__device__ __forceinline__ uint32_t bound_slot(const uint32_t* subbase, uint32_t j) {
  int sb = 0;
#pragma unroll
  for (int u = 1; u < NSUB; ++u) sb += subbase[u] <= j ? 1 : 0;
// ... 265 lines not shown
  uint64_t* const wsum64 = M.wsum64;
  ResolveLds& RL = M.RL;
  uint32_t* const bsk = M.bsk;
  uint32_t* const bsi = M.bsi;
  const int64_t CB_ = (W + CSEG - 1) / CSEG;
  const int64_t B = (W + 3) / 4;
  if (nrep_first > 0 ? (int64_t)BID < nrep_first : (int64_t)BID >= CB_) {
    replace_block(pj, nrep_first > 0 ? (int64_t)BID : (int64_t)BID - CB_);
    return;
  }
  const uint32_t blk = (uint32_t)((int64_t)BID - (nrep_first > 0 ? nrep_first : 0));
  STAMP_T0(0);
  const int t = threadIdx.x, wid = t >> 6, lane = t & 63;
  for (int64_t b = (int64_t)blk * 256 + t; b < (int64_t)GH_COPIES * GH_STRIDE; b += CB_ * 256)
    ghist[b] = 0u;
  const int64_t seg0 = (int64_t)blk * CSEG + wid * SPW;
  const uint32_t status = ctrl->status;
  const uint32_t need_l = ctrl->need, lo_l = ctrl->lo, shift_l = ctrl->shift,
                 bstar_l = ctrl->bstar;
  const uint32_t sc = t < NSUB ? blcnt[t] : 0u;
  constexpr uint32_t SPEC = 256 / NSUB;
  static_assert(NSUB * SPEC == 256 && SPEC <= SUBCAP, "one speculative entry per thread");
  const uint32_t sp_sub = (uint32_t)t / SPEC, sp_slot = (uint32_t)t % SPEC;
  const uint32_t spk = blkey[sp_sub * SUBCAP + sp_slot], spi = blidx[sp_sub * SUBCAP + sp_slot];
  static_assert(B_MAX <= 256 * 8, "above counts: 8 per thread");
  uint32_t abv_before = 0, abv_all = 0;
  {
    const uint32_t fb0 = (uint32_t)t * 8u;
    uint4 v0 = make_uint4(0, 0, 0, 0), v1 = make_uint4(0, 0, 0, 0);
    if ((int64_t)fb0 < B) {
      v0 = reinterpret_cast<const uint4*>(blkabove)[2 * t];
      v1 = reinterpret_cast<const uint4*>(blkabove)[2 * t + 1];
    }
    const uint32_t v[8] = {v0.x, v0.y, v0.z, v0.w, v1.x, v1.y, v1.z, v1.w};
    const uint32_t fbx = blk * (uint32_t)(CSEG / 4);
#pragma unroll
    for (int q = 0; q < 8; ++q) {
      abv_all += v[q];
      abv_before += fb0 + q < fbx ? v[q] : 0u;
    }
  }
  uint32_t cnt[SPW], kk[SPW][PFC], ii[SPW][PFC];
  float vv[SPW][PFC];
#pragma unroll
  for (int u = 0; u < SPW; ++u) {
    const int64_t seg = seg0 + u;
    cnt[u] = seg < W ? segcnt[seg] : 0u;
#pragma unroll
    for (int c = 0; c < PFC; ++c) {
      kk[u][c] = 0u;
      ii[u][c] = 0u;
      vv[u][c] = 0.f;
    }
    kk[u][0] = seg < W ? ckey[seg * CAP + lane] : 0u;
    ii[u][0] = seg < W ? cidx[seg * CAP + lane] : 0u;
    if (cval && seg < W) vv[u][0] = cval[seg * CAP + lane];
  }
  if (blk == 0) {
    for (int b = t; b < CB; b += 256) chist[b] = 0;
  }
  if (status) {
    if (blk == 0 && t == 0) {
      atomicOr(&ctrl->sticky, status);
      if (status_out) *status_out = (int32_t)status;
    }
    return;
  }
  uint32_t cc[SPW][PFC];
#pragma unroll
  for (int u = 0; u < SPW; ++u)
#pragma unroll
    for (int c = 0; c < PFC; ++c) cc[u][c] = 0u;
#pragma unroll
  for (int u = 0; u < SPW; ++u) {
    const int64_t seg = seg0 + u;
    if (seg < W && cnt[u] != DENSE && (uint32_t)lane < cnt[u]) {
      if (!cval) vv[u][0] = vals_src[ii[u][0]];
      if (PLAIN && counter) cc[u][0] = (uint32_t)counter[ii[u][0]];
    }
  }
  if (t < 64) {
    uint32_t tot;
    const uint32_t ex = wave_excl_scan(sc, &tot);
    const bool over = __ballot(sc > (uint32_t)SUBCAP) != 0;
    const bool spec_ok = __ballot(sc > SPEC) == 0;
    if (t < NSUB) subbase[t] = ex;
    if (t == 0) {
      subbase[NSUB] = tot;
      flag = (over || tot > (uint32_t)BCAP || need_l == 0 || need_l > tot) ? 1u : 0u;
      spec = spec_ok ? 1u : 0u;
    }
  }
  __syncthreads();
  if (flag) {
    if (blk == 0 && t == 0) {
      ctrl->status = 1;
      atomicOr(&ctrl->sticky, 1u);
      if (status_out) *status_out = 1;
    }
    return;
  }
  const uint32_t need = __builtin_amdgcn_readfirstlane(need_l);
  const uint32_t lo = __builtin_amdgcn_readfirstlane(lo_l);
  const uint32_t shift = __builtin_amdgcn_readfirstlane(shift_l);
  const uint32_t bstar = __builtin_amdgcn_readfirstlane(bstar_l);
#pragma unroll
  for (int u = 0; u < SPW; ++u) cnt[u] = __builtin_amdgcn_readfirstlane(cnt[u]);
  STAMP_T0(1);
  Bound bd{blkey, blidx, subbase, bsk, bsi, subbase[NSUB]};
  if (spec) {
    if (sp_slot < subbase[sp_sub + 1] - subbase[sp_sub]) {
      bsk[subbase[sp_sub] + sp_slot] = spk;
      bsi[subbase[sp_sub] + sp_slot] = spi;
    }
    __syncthreads();
  } else {
    bd.load();
  }
  uint32_t T, icut;
  block_resolve(bd, need, lo + (bstar << shift), shift, RL, &T, &icut);
  T = __builtin_amdgcn_readfirstlane(T);
  icut = __builtin_amdgcn_readfirstlane(icut);
  STAMP_T0(2);
  const uint32_t bstart = (uint32_t)((int64_t)blk * CSEG * R);
  uint32_t sb_before = 0, sb_all = 0;
  bd.each([&](uint32_t kv, uint32_t iv) {
    const bool sel = kv > T || (kv == T && iv <= icut);
    sb_all += sel ? 1u : 0u;
    sb_before += (sel && iv < bstart) ? 1u : 0u;
  });
  const uint64_t tot2 = block_sum64(((uint64_t)(abv_all + sb_all) << 32) |
                                        (uint64_t)(abv_before + sb_before), wsum64);
  const uint32_t boff = __builtin_amdgcn_readfirstlane((uint32_t)tot2);
  const uint32_t grand = __builtin_amdgcn_readfirstlane((uint32_t)(tot2 >> 32));
  if (blk == 0 && t == 0) {
    ctrl->T = T;
    ctrl->icut = icut;
    if (grand != (uint32_t)k) {
      ctrl->status = 2;
      atomicOr(&ctrl->sticky, 2u);
    } else if (T > 0u && T < 0x7F800000u) {
      ctrl->hint_T = T;
      ctrl->hint_sig = sig;
    } else {
      ctrl->hint_sig = 0u;
    }
    if (status_out) *status_out = grand != (uint32_t)k ? 2 : 0;
  }
  if (grand != (uint32_t)k) return;
  if constexpr (PFC > 1) {
#pragma unroll
    for (int u = 0; u < SPW; ++u) {
      const int64_t seg = seg0 + u;
      if (seg < W && cnt[u] != DENSE && cnt[u] > 64u) {
#pragma unroll
        for (int c = 1; c < PFC; ++c) {
          const uint32_t j = c * 64u + lane;
          if (j < cnt[u]) {
            kk[u][c] = ckey[seg * CAP + j];
            ii[u][c] = cidx[seg * CAP + j];
            if (cval) vv[u][c] = cval[seg * CAP + j];
          }
        }
#pragma unroll
        for (int c = 1; c < PFC; ++c) {
          const uint32_t j = c * 64u + lane;
          if (j < cnt[u] && !cval) vv[u][c] = vals_src[ii[u][c]];
          if (PLAIN && counter && j < cnt[u]) cc[u][c] = (uint32_t)counter[ii[u][c]];
        }
      }
    }
  }
  auto is_sel = [&](uint32_t key, uint32_t idx) { return key > T || (key == T && idx <= icut); };
#pragma unroll
  for (int u = 0; u < SPW; ++u) {
    const int64_t seg = seg0 + u;
    uint32_t mine = 0;
    if (seg < W && cnt[u] != DENSE) {
#pragma unroll
      for (int c = 0; c < PFC; ++c) {
        const uint32_t j = c * 64u + lane;
        mine += (uint32_t)__popcll(__ballot(j < cnt[u] && is_sel(kk[u][c], ii[u][c])));
      }
      for (uint32_t j0 = PFC * 64u; j0 < cnt[u]; j0 += 4 * 64u) {
        uint32_t kg[4];
#pragma unroll
        for (int g = 0; g < 4; ++g) {
          const uint32_t j = j0 + g * 64u + lane;
          kg[g] = ckey[seg * CAP + (j < cnt[u] ? j : 0u)];
        }
#pragma unroll
        for (int g = 0; g < 4; ++g) {
          const uint32_t j = j0 + g * 64u + lane;
          bool sel = false;
          if (j < cnt[u]) sel = kg[g] > T || (kg[g] == T && cidx[seg * CAP + j] <= icut);
          mine += (uint32_t)__popcll(__ballot(sel));
        }
      }
    } else if (seg < W) {
      mine = dense_count<VEC>(s, seg, R, n, lo, T, icut);
    }
    if (lane == 0) wcnt[wid * SPW + u] = mine;
  }
  __syncthreads();
  STAMP_T0(3);
  uint32_t run = boff;
  for (int w = 0; w < wid * SPW; ++w) run += wcnt[w];
  run = __builtin_amdgcn_readfirstlane(run);
  uint32_t* const slrow = SL ? M.slrows[wid] : nullptr;
#pragma unroll
  for (int u = 0; u < SPW; ++u) {
    const int64_t seg = seg0 + u;
    if (seg >= W) break;
    const int64_t segbeg = seg * R;
    const int segw = SL ? (int)((((segbeg + R < n) ? segbeg + R : n) - segbeg + 31) >> 5) : 0;
    if (SL) {
      for (int j = lane; j < segw; j += 64) slrow[j] = 0u;
      __builtin_amdgcn_wave_barrier();
    }
    if (cnt[u] != DENSE) {
      auto emit = [&](bool sel, uint32_t idx, float v, bool pre, uint32_t cw) {
        const uint64_t m = __ballot(sel);
        if (sel) {
          const uint32_t pos = run + mbcnt64(m);
          if (pos < (uint64_t)k) {
            idx_out[pos] = (int32_t)idx;
            store_val(val_out, val_h, pos, (cval || pre) ? v : vals_src[idx]);
            if (SL) atomicOr(&slrow[(idx >> 5) - (uint32_t)(segbeg >> 5)], 1u << (idx & 31));
            if (counter) {
              if (PLAIN) counter[idx] = (int32_t)(cw + 1u);
              else atomicAdd(&counter[idx], 1);
            }
            if (rewind) rewind[idx] = 0.0f;
          }
        }
        run += (uint32_t)__popcll(m);
      };
#pragma unroll
      for (int c = 0; c < PFC; ++c) {
        const uint32_t j = c * 64u + lane;
        if (c * 64u < cnt[u])
          emit(j < cnt[u] && is_sel(kk[u][c], ii[u][c]), ii[u][c], vv[u][c], true, cc[u][c]);
      }
      for (uint32_t j0 = PFC * 64u; j0 < cnt[u]; j0 += 4 * 64u) {
        uint32_t kg[4], ig[4];
        float vg[4];
#pragma unroll
        for (int g = 0; g < 4; ++g) {
          const uint32_t j = j0 + g * 64u + lane;
          const uint32_t jc = seg * CAP + (j < cnt[u] ? j : 0u);
          kg[g] = ckey[jc];
          ig[g] = cidx[jc];
          vg[g] = cval ? cval[jc] : 0.f;
        }
#pragma unroll
        for (int g = 0; g < 4; ++g) {
          const uint32_t j = j0 + g * 64u + lane;
          const bool sel = j < cnt[u] && is_sel(kg[g], ig[g]);
          const uint32_t cw = (PLAIN && counter && sel) ? (uint32_t)counter[ig[g]] : 0u;
          emit(sel, ig[g], vg[g], false, cw);
        }
      }
    } else {
      dense_write<VEC>(s, seg, R, n, k, lo, T, icut, run, vals_src, idx_out, val_out, counter,
                       rewind, val_h, slrow);
      run += wcnt[wid * SPW + u];
    }
    if (SL) {
      __builtin_amdgcn_fence(__ATOMIC_RELEASE, "wavefront");
      __builtin_amdgcn_wave_barrier();
      for (int j = lane; j < segw; j += 64) {
        const uint32_t m = slrow[j];
        const int64_t w = (segbeg >> 5) + j;
        selmask[w] = m;
        uint32_t carry = planes ? m : 0u;
        for (int p = 0; p < 32 && carry != 0u; p += SL_PF) {
          uint32_t o[SL_PF];
#pragma unroll
          for (int q = 0; q < SL_PF; ++q) o[q] = planes[(int64_t)(p + q) * nwords + w];
#pragma unroll
          for (int q = 0; q < SL_PF; ++q) {
            if (carry != 0u) {
              planes[(int64_t)(p + q) * nwords + w] = o[q] ^ carry;
              carry &= o[q];
            }
          }
        }
      }
      __builtin_amdgcn_wave_barrier();
    }
  }
  STAMP_T0(4);
}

■ ■ ■

Exercise:
Check each line of the entries above, and show every one holding the word "PLAIN".

Response area:
      if (PLAIN && counter) cc[u][0] = (uint32_t)counter[ii[u][0]];
          if (PLAIN && counter && j < cnt[u]) cc[u][c] = (uint32_t)counter[ii[u][c]];
              if (PLAIN) counter[idx] = (int32_t)(cw + 1u);
          const uint32_t cw = (PLAIN && counter && sel) ? (uint32_t)counter[ig[g]] : 0u;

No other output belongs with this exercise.